NameDisplay name; also the default service name.
Service NameOptional. Metrics appear under this service in the explorer and service views.
URLThe full endpoint URL, e.g. https://myapp.com:9090/metrics. Must be reachable from Maple — loopback, private-range, and cloud-metadata addresses are rejected.
Scrape Interval5–300 seconds (default 15).
AuthenticationNone, Bearer Token (Authorization: Bearer …), or Basic Auth (username + password). Credentials are encrypted at rest and never leave Maple’s API — the scrape agent fetches through a server-side proxy.

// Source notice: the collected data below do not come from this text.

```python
def gemm(A: Tensor, B: Tensor, out: Tensor, *, bias: Optional[Tensor] = None, act: int = L.ACT_NONE,
         aux: Optional[Tensor] = None, dact: int = L.ACT_NONE, dact_src: Optional[Tensor] = None,
         resid: Optional[Tensor] = None, alpha: float = 1.0, beta: float = 0.0, drop: Dropout = NO_DROP,
         M: Optional[int] = None, N: Optional[int] = None, K: Optional[int] = None,
         alg_flops: Optional[float] = None, split_k: int = 0, m_dev: Optional[Tensor] = None,
         trans_ab: bool = False, ln: Optional[tuple] = None, workspace: Optional[Tensor] = None,
         tile_only: bool = False, g256: bool = False, g8p: int = 0, r256: bool = False, w192: bool = False,
         roles: int = 0, m_hint: Optional[int] = None,
         ln_fold: Optional[tuple] = None, ln_stats_out: Optional[Tensor] = None,
         ln_stats_in: Optional[Tensor] = None, ln_rows_out: Optional[tuple] = None,
         diag_stamps: Optional[Tensor] = None) -> Tensor:
    mx = isinstance(A, MXTensor)
    if mx != isinstance(B, MXTensor):
        raise L.IcapError("gemm: A and B must both be MXTensor (fp8 MX) or both plain tensors")
    if trans_ab:
        M = A.shape[1] if M is None else M
        K = A.shape[0] if K is None else K
        N = B.shape[1] if N is None else N
    else:
        M = A.shape[0] if M is None else M
        K = A.shape[1] if K is None else K
        N = B.shape[0] if N is None else N
    a = GemmArgs()
    a.trans_ab = 1 if trans_ab else 0
    a.M, a.N, a.K = M, N, K
    a.c_dtype = dtype_code(out.dtype)
    if mx:
        if M != A.R or N != B.R or K != A.K or K != B.K:
            raise L.IcapError("gemm: MX operands are whole matrices (M, N, K must equal their shapes)")
        a.in_dtype = L.FP8_MX
        a.A, a.lda = A.q.data_ptr(), _ld(A.q)
        a.B, a.ldb = B.q.data_ptr(), _ld(B.q)
        a.a_scale, a.b_scale = A.scale.data_ptr(), B.scale.data_ptr()
    else:
# ... 4 lines not shown
        a.B, a.ldb = B.data_ptr(), _ld(B)
    a.C, a.ldc = out.data_ptr(), _ld(out)
    a.alpha, a.beta = alpha, beta
    a.bias = _p(bias)
    a.act = act
    if aux is not None:
        a.aux, a.ldaux = aux.data_ptr(), _ld(aux)
    a.dact = dact
    if dact_src is not None:
        a.dact_src, a.ld_dact = dact_src.data_ptr(), _ld(dact_src)
    if resid is not None:
        a.resid, a.ldr = resid.data_ptr(), _ld(resid)
    a.drop_p, a.seed, a.offset, a.seed_ptr = drop.p, drop.seed, drop.offset, drop.ptr
    ws = gemm_workspace(A.device, torch.cuda.current_stream(A.device) if A.is_cuda else None) \
        if workspace is None else workspace
    a.workspace, a.workspace_bytes, a.split_k = ws.data_ptr(), ws.numel() * 4, split_k
    tk = _gemm_tickets.get(ws.data_ptr())
    if tk is not None and FUSED_SPLIT_K:
        a.tickets, a.tickets_len = tk.data_ptr(), tk.numel()
    a.m_dev = _p(m_dev)
    a.m_hint = int(m_hint) if (m_hint is not None and m_dev is not None) else 0
    a.path = (1 if tile_only else 3 if g256 else 4 if g8p == 128 else 5 if g8p == 256 else 6 if r256 else
              7 if w192 else 8 if roles == 256 else 9 if roles == 96 else 10 if roles == 192 else
              11 if roles == 1 else 12 if roles == 160 else 0)
    if ln is not None:
        a.ln_gamma, a.ln_beta, a.ln_eps = ln[0].data_ptr(), ln[1].data_ptr(), float(ln[2])
    if ln_fold is not None:
        a.ln_wsum, a.ln_eps = ln_fold[0].data_ptr(), float(ln_fold[1])
    if ln_stats_out is not None:
        a.ln_stats_out = ln_stats_out.data_ptr()
    if ln_stats_in is not None:
        a.ln_stats_in = ln_stats_in.data_ptr()
    if ln_rows_out is not None:
        a.ln_mean_out, a.ln_rstd_out = ln_rows_out[0].data_ptr(), ln_rows_out[1].data_ptr()
    if diag_stamps is not None:
        a.diag_stamps = diag_stamps.data_ptr()
    if GEMM_TIMER is None:
        call("icap_gemm", C.byref(a), _stream())
    else:
        name = L.load().icap_gemm_kernel_name(C.byref(a))
        key = (name.decode() if name else "?",
               f"{M}x{N}x{K} act{act} dact{dact} drop{int(drop.p > 0)} res{int(resid is not None)} "
               f"aux{int(aux is not None)} beta{beta:g}{' m_dev' if m_dev is not None else ''}"
               f"{' kout' if trans_ab else ''}{' ln' if ln is not None else ''}{' lnfold' if ln_fold is not None else ''}"
               f"{' lnS' if ln_stats_out is not None else ''}{' lnF' if ln_stats_in is not None else ''}")
        GEMM_TIMER.launch(key, 2.0 * M * N * K if alg_flops is None else alg_flops,
                          lambda: call("icap_gemm", C.byref(a), _stream()))
# ... 755 lines not shown
```

include/icap.h:

```cpp
#ifndef ICAP_H
#define ICAP_H

#include <stddef.h>
#include <stdint.h>

#ifdef __cplusplus
extern "C" {
#endif

enum { ICAP_F32 = 0, ICAP_BF16 = 1, ICAP_FP8_MX = 2 };
enum {
  ICAP_ACT_NONE = 0,
  ICAP_ACT_GELU_NEW = 1,
  ICAP_ACT_RELU = 2,
  ICAP_ACT_QUICK_GELU = 3,
  ICAP_ACT_TANH = 4,
  ICAP_ACT_GELU_ERF = 5
};
enum { ICAP_OK = 0, ICAP_ERR_ARG = 1, ICAP_ERR_LAUNCH = 2 };

const char* icap_last_error(void);
int icap_version(void);
int icap_device_arch_ok(void);

// ... 10 lines not shown
  void* aux; int64_t ldaux;
  int32_t dact;
  const void* dact_src; int64_t ld_dact;
  const void* resid; int64_t ldr;
  float drop_p; uint64_t seed; uint64_t offset;
  const uint64_t* seed_ptr;
  void* workspace; int64_t workspace_bytes; int32_t split_k;
  const int32_t* m_dev;
  int32_t trans_ab;
  const float* ln_gamma; const float* ln_beta; float ln_eps;
  int32_t path;
  const uint8_t* a_scale; const uint8_t* b_scale;
  int64_t m_hint;
  int32_t* tickets; int64_t tickets_len;
  const float* ln_wsum;
  float* ln_stats_out; const float* ln_stats_in; float* ln_mean_out; float* ln_rstd_out;
  uint64_t* diag_stamps;
} icap_gemm_args;
size_t icap_mx_scale_bytes(int64_t R, int64_t K);
int icap_quantize_mx(int32_t dtype, int64_t R, int64_t K, const void* x, int64_t ldx, void* q, int64_t ldq,
                     void* scales, const int32_t* rows_dev, void* stream);
const char* icap_gemm_kernel_name(const icap_gemm_args* a);
int icap_gemm_plan_info(const icap_gemm_args* a, int32_t* splits, int32_t* fused);
int icap_gemm(const icap_gemm_args* a, void* stream);
int icap_gemm_group(const icap_gemm_args* a, int32_t n, void* stream);

int icap_layernorm_fwd(int32_t dtype, int64_t rows, int64_t D, const void* x, int64_t ldx,
                       const float* gamma, const float* beta, float eps, void* y, int64_t ldy,
                       float* mean, float* rstd, const int32_t* y_rowmap, const int32_t* rows_dev,
                       void* stream);
size_t icap_layernorm_bwd_workspace_bytes(int64_t rows, int64_t D);
int icap_layernorm_bwd(int32_t dtype, int64_t rows, int64_t D, const void* x, int64_t ldx,
                       const float* gamma, const float* mean, const float* rstd,
                       const void* dy, int64_t lddy, const void* dres, int64_t lddres,
                       void* dx, int64_t lddx, void* dx_drop, float drop_p, uint64_t seed,
                       uint64_t offset, const uint64_t* seed_ptr, float* dgamma, float* dbeta,
                       void* workspace, const int32_t* dy_rowmap, const int32_t* rows_dev,
                       int32_t param_overwrite, void* stream);
#define ICAP_LN_PARAM_BATCH_MAX 16
typedef struct icap_ln_param_item {
  const void* workspace; int64_t rows; int64_t D; float* dgamma; float* dbeta; int32_t overwrite;
} icap_ln_param_item;
int icap_ln_param_reduce_batch(int32_t n, const icap_ln_param_item* items, void* stream);
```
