std::vector<int64_t> concat(const std::map<int, std::vector<int64_t>>& lists) {
  std::vector<int64_t> all;
  for (auto& kv : lists) all.insert(all.end(), kv.second.begin(), kv.second.end());
  return all;
}

std::vector<int32_t> gslot_table(const dmm_plan* pl) {
  std::vector<int32_t> gslot_of((size_t)pl->ntile, -1);
  int32_t s = 0;
  for (int64_t t = 0; t < pl->ntile; ++t)
    if (pl->npol * (pl->lmax + 1 - pl->tiles_h[t].m) >= 2 * pl->npairs) gslot_of[(size_t)t] = s++;
  return gslot_of;
}

DenseParams batch_params(const DenseWs& W, size_t off, int nmat, bool sky, int np_sky, void* alm) {
  DenseParams p = W.base;
  p.A = W.base.A + off * W.L.Np * W.L.Np;
  p.wbuf = W.base.wbuf + off * W.L.N;
  p.tiles = W.tiles + off;
  p.tile0 = 0;
  p.nmat = nmat;
  p.sky = sky ? 1 : 0;
  p.N = sky ? np_sky : W.L.N;
  p.Np = (p.N + TB - 1) / TB * TB;
  p.T = p.Np / TB;
  p.alm = (double2*)alm;
  return p;
}

int upload_lists(dmm_plan* pl, const int64_t* ids, int nmat, std::vector<dmm_tile>& tiles_c, std::vector<int32_t>& work_c, dmm_tile* tiles_d,
                 int32_t* work_d, hipStream_t S) {
  dmm_dirty_tile_list(pl, ids, nmat, tiles_c, work_c);
  DMM_HIP(hipMemcpyAsync(tiles_d, tiles_c.data(), nmat * sizeof(dmm_tile), hipMemcpyHostToDevice, S));
  DMM_HIP(hipMemcpyAsync(work_d, work_c.data(), (nmat + 1) * sizeof(int32_t), hipMemcpyHostToDevice, S));
  return DMM_OK;
}
int upload_slots(const std::vector<int32_t>& gslot_of, const int64_t* ids, int nmat, std::vector<int>& slots_c, int* slots_d, hipStream_t S) {
  slots_c.resize(nmat);
  for (int i = 0; i < nmat; ++i) slots_c[i] = gslot_of[(size_t)ids[i]];
  DMM_HIP(hipMemcpyAsync(slots_d, slots_c.data(), nmat * sizeof(int), hipMemcpyHostToDevice, S));
  return DMM_OK;
}

void form_gram(dmm_ctx* ctx, DenseParams& p, int nmat, hipStream_t S, double2* X, const std::vector<int>* slots, const int* slots_d,
               const dmm_tile* count_tiles) {
  const int ntel = 2 * p.npairs, T = p.T;
  auto flops = [&](const dmm_tile& t) {
    const double nsky = (double)p.npol * (p.lmax + 1 - t.m);
    const double k = std::min<double>(ntel, nsky), K = std::max<double>(ntel, nsky);
    return (int64_t)(4.0 * k * k * K);
  };
  for (int i = 0; count_tiles && i < nmat; ++i) ctx->ml_gram_flops += flops(count_tiles[i]);
  if (p.sky) {
    p.ldx = ntel;
    p.X = X;
    hipLaunchKernelGGL(k_xpose, dim3((p.N + 31) / 32, (ntel + 31) / 32, nmat), dim3(kThreads), 0, S, p, X);
    hipLaunchKernelGGL(k_nt<MODE_GRAMX>, dim3(T * (T + 1) / 2, nmat), dim3(kThreads), 0, S, p);
  } else if (slots) {
    for (int i = 0; i < nmat; ++i)
      if ((*slots)[i] >= 0 && ctx->ml_gvalid_h[(size_t)(*slots)[i]]) {
        ++ctx->ml_gram_cached;
        if (count_tiles) ctx->ml_gram_flops -= flops(count_tiles[i]);
      }
    p.gcache = ctx->ml_gcache;
    p.gslot = slots_d;
    p.gvalid = ctx->ml_gvalid;
    hipLaunchKernelGGL(k_nt<MODE_GRAM>, dim3(T * (T + 1) / 2, nmat), dim3(kThreads), 0, S, p);
    hipLaunchKernelGGL(k_gram_scale, dim3(T * (T + 1) / 2, nmat), dim3(kThreads), 0, S, p);
    hipLaunchKernelGGL(k_gram_mark, dim3((nmat + 255) / 256), dim3(256), 0, S, slots_d, ctx->ml_gvalid, nmat);
    for (int i = 0; i < nmat; ++i)
      if ((*slots)[i] >= 0) ctx->ml_gvalid_h[(size_t)(*slots)[i]] = 1;
    p.gcache = nullptr;
  } else {
    launch_gram(p, nmat, S);
  }
}

constexpr size_t kDiagLds = (size_t)TB * (TB + 1) * sizeof(double2);
size_t solve_lds(const Layout& L) { return ((size_t)L.Np + TB + 4 * TB) * sizeof(double2); }
void chol_factor(dmm_ctx* ctx, DenseParams& p, int nmat, hipStream_t S, size_t solve_lds = 0) {
  dmm_prof_scope prof(ctx, DMM_PROF_CHOL, S);
  const int T = p.T;
  for (int J = 0; J < T; ++J) {
    p.J = J;
    if (J > 0) hipLaunchKernelGGL(k_nt<MODE_UPDATE>, dim3(T - J, nmat), dim3(kThreads), 0, S, p);
    hipLaunchKernelGGL(k_chol_diag, dim3(nmat), dim3(kThreads), kDiagLds, S, p);
    if (J < T - 1) hipLaunchKernelGGL(k_nt<MODE_PANEL>, dim3(T - J - 1, nmat), dim3(kThreads), 0, S, p);
  }
  if (solve_lds) hipLaunchKernelGGL(k_chol_solve, dim3(nmat), dim3(kThreads), solve_lds, S, p);
}
int chol_attributes(const Layout& L) {
  DMM_HIP(hipFuncSetAttribute((const void*)k_chol_solve, hipFuncAttributeMaxDynamicSharedMemorySize, (int)solve_lds(L)));
  DMM_HIP(hipFuncSetAttribute((const void*)k_chol_diag, hipFuncAttributeMaxDynamicSharedMemorySize, (int)kDiagLds));
  return DMM_OK;
}

int sky_rhs(dmm_plan* pl, const void* B, const void* mvis, const double* mweight, void* alm,
            const std::map<int, std::vector<int64_t>>& sky_lists, const DenseWs& W) {
  const std::vector<int64_t> all = concat(sky_lists);
  std::vector<dmm_tile> tiles_c;
  std::vector<int32_t> work_c;
  hipStream_t st = pl->ctx->stream;
  for (size_t i0 = 0; i0 < all.size(); i0 += W.cap) {
    const int nmat = (int)std::min<size_t>(W.cap, all.size() - i0);
    DMM_TRY(upload_lists(pl, all.data() + i0, nmat, tiles_c, work_c, W.tiles, W.work, st));
    DMM_HIP(hipStreamSynchronize(st));
    DMM_TRY(dmm_dirty_launch_list(pl, B, mvis, mweight, W.tiles, W.work, nmat, work_c[nmat], alm));
    DMM_HIP(hipStreamSynchronize(st));
  }
  return DMM_OK;
}

TdParams td_params(const dmm_ctx* ctx, const DenseParams& p, const Layout& L, double2* vec, double2* log, int* fail, double acond, double rcond,
                   const int* msel, int tri, int two_stage, double stop_tol) {
  const int n = p.Np;
  TdParams tp;
  tp.d = p;
  tp.d.msel = msel;
  tp.vec = vec;
  tp.log_cs = log;
  tp.log_stride = (int64_t)2 * L.Np * L.Np;
  const int runs = 16 * n;
  tp.run_cap = ctx->opt_ml_eigen == 3 ? -runs : runs;
  tp.log_cap = (int)std::min<int64_t>(tp.log_stride - ((int64_t)3 * runs * sizeof(int) + 15) / 16, 0x7fffffff);
  tp.acond = acond;
  tp.rcond = rcond;
  tp.fail = fail;
  tp.tri = tri;
  tp.two_stage = two_stage;
  tp.nb = sb_pending(ctx, n, tp.log_stride);
  tp.one_block = ctx->opt_ml_reduce == 3 ? 1 : 0;
  tp.fused = ctx->opt_ml_reduce == 5 ? 1 : 0;
  tp.stop_tol = stop_tol;
  tp.bs_U = nullptr;
  if (tp.two_stage) tp.log_cap = (int)std::min<int64_t>(sb_log_cap(tp.log_stride, n, runs), 0x7fffffff);
  return tp;
}

void pair_orders(std::map<int, std::vector<int64_t>>& lists) {
  std::map<int, std::vector<int64_t>> out;
  for (auto it = lists.rbegin(); it != lists.rend(); ++it) {
    auto nx = std::next(it);
    if (nx != lists.rend() && it->second.size() < 600 && nx->second.size() < 600 && it->first - nx->first <= TB) {
      std::vector<int64_t>& d = out[it->first];
      d = it->second;
      d.insert(d.end(), nx->second.begin(), nx->second.end());
      it = nx;
    } else {
      out[it->first] = it->second;
    }
  }
  lists.swap(out);
}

Targets can also be managed programmatically via the REST API at /api/scrape-targets (create, update, delete, probe, and check history endpoints) using the same fields.

Testing and health

  • Test runs an immediate probe against the endpoint and reports success or the exact failure (HTTP status, timeout, TLS error).
  • Every scheduled scrape is recorded: the target’s detail panel shows an up/down check history with duration and sample counts, mirroring Prometheus’s own scrape metadata.
  • A failed scrape never advances the “last successful scrape” timestamp, so data gaps stay visible next to the error message.

How the data looks

  • Counters, gauges, histograms, and summaries are converted to their OTLP equivalents; metric names are preserved as-is.
  • Each series carries job (the target name) and instance (the scraped host) plus any labels you configure on the target (a JSON object of extra attributes — useful for cluster, env, or team tags). The keys job, instance, and maple_*/__* prefixes are reserved.
  • Metrics are queryable in dashboards, alerts, and the metrics explorer like any OTLP metric.

Network reachability

The scrape happens from Maple’s infrastructure, so the endpoint must be reachable from the internet (or via the hosted/control-plane metrics endpoint many vendors provide). For exporters that only listen inside a private network, either expose them through an authenticated gateway or run an OpenTelemetry Collector inside the network with a prometheus receiver and an OTLP exporter pointed at Maple’s ingest endpoint.

Ready-made integrations

  • WarpStream — scrape agent metrics directly or use WarpStream’s hosted Prometheus endpoint.
  • PlanetScale — a first-class source type: Maple discovers every database branch’s metrics endpoint automatically via PlanetScale’s service-discovery API.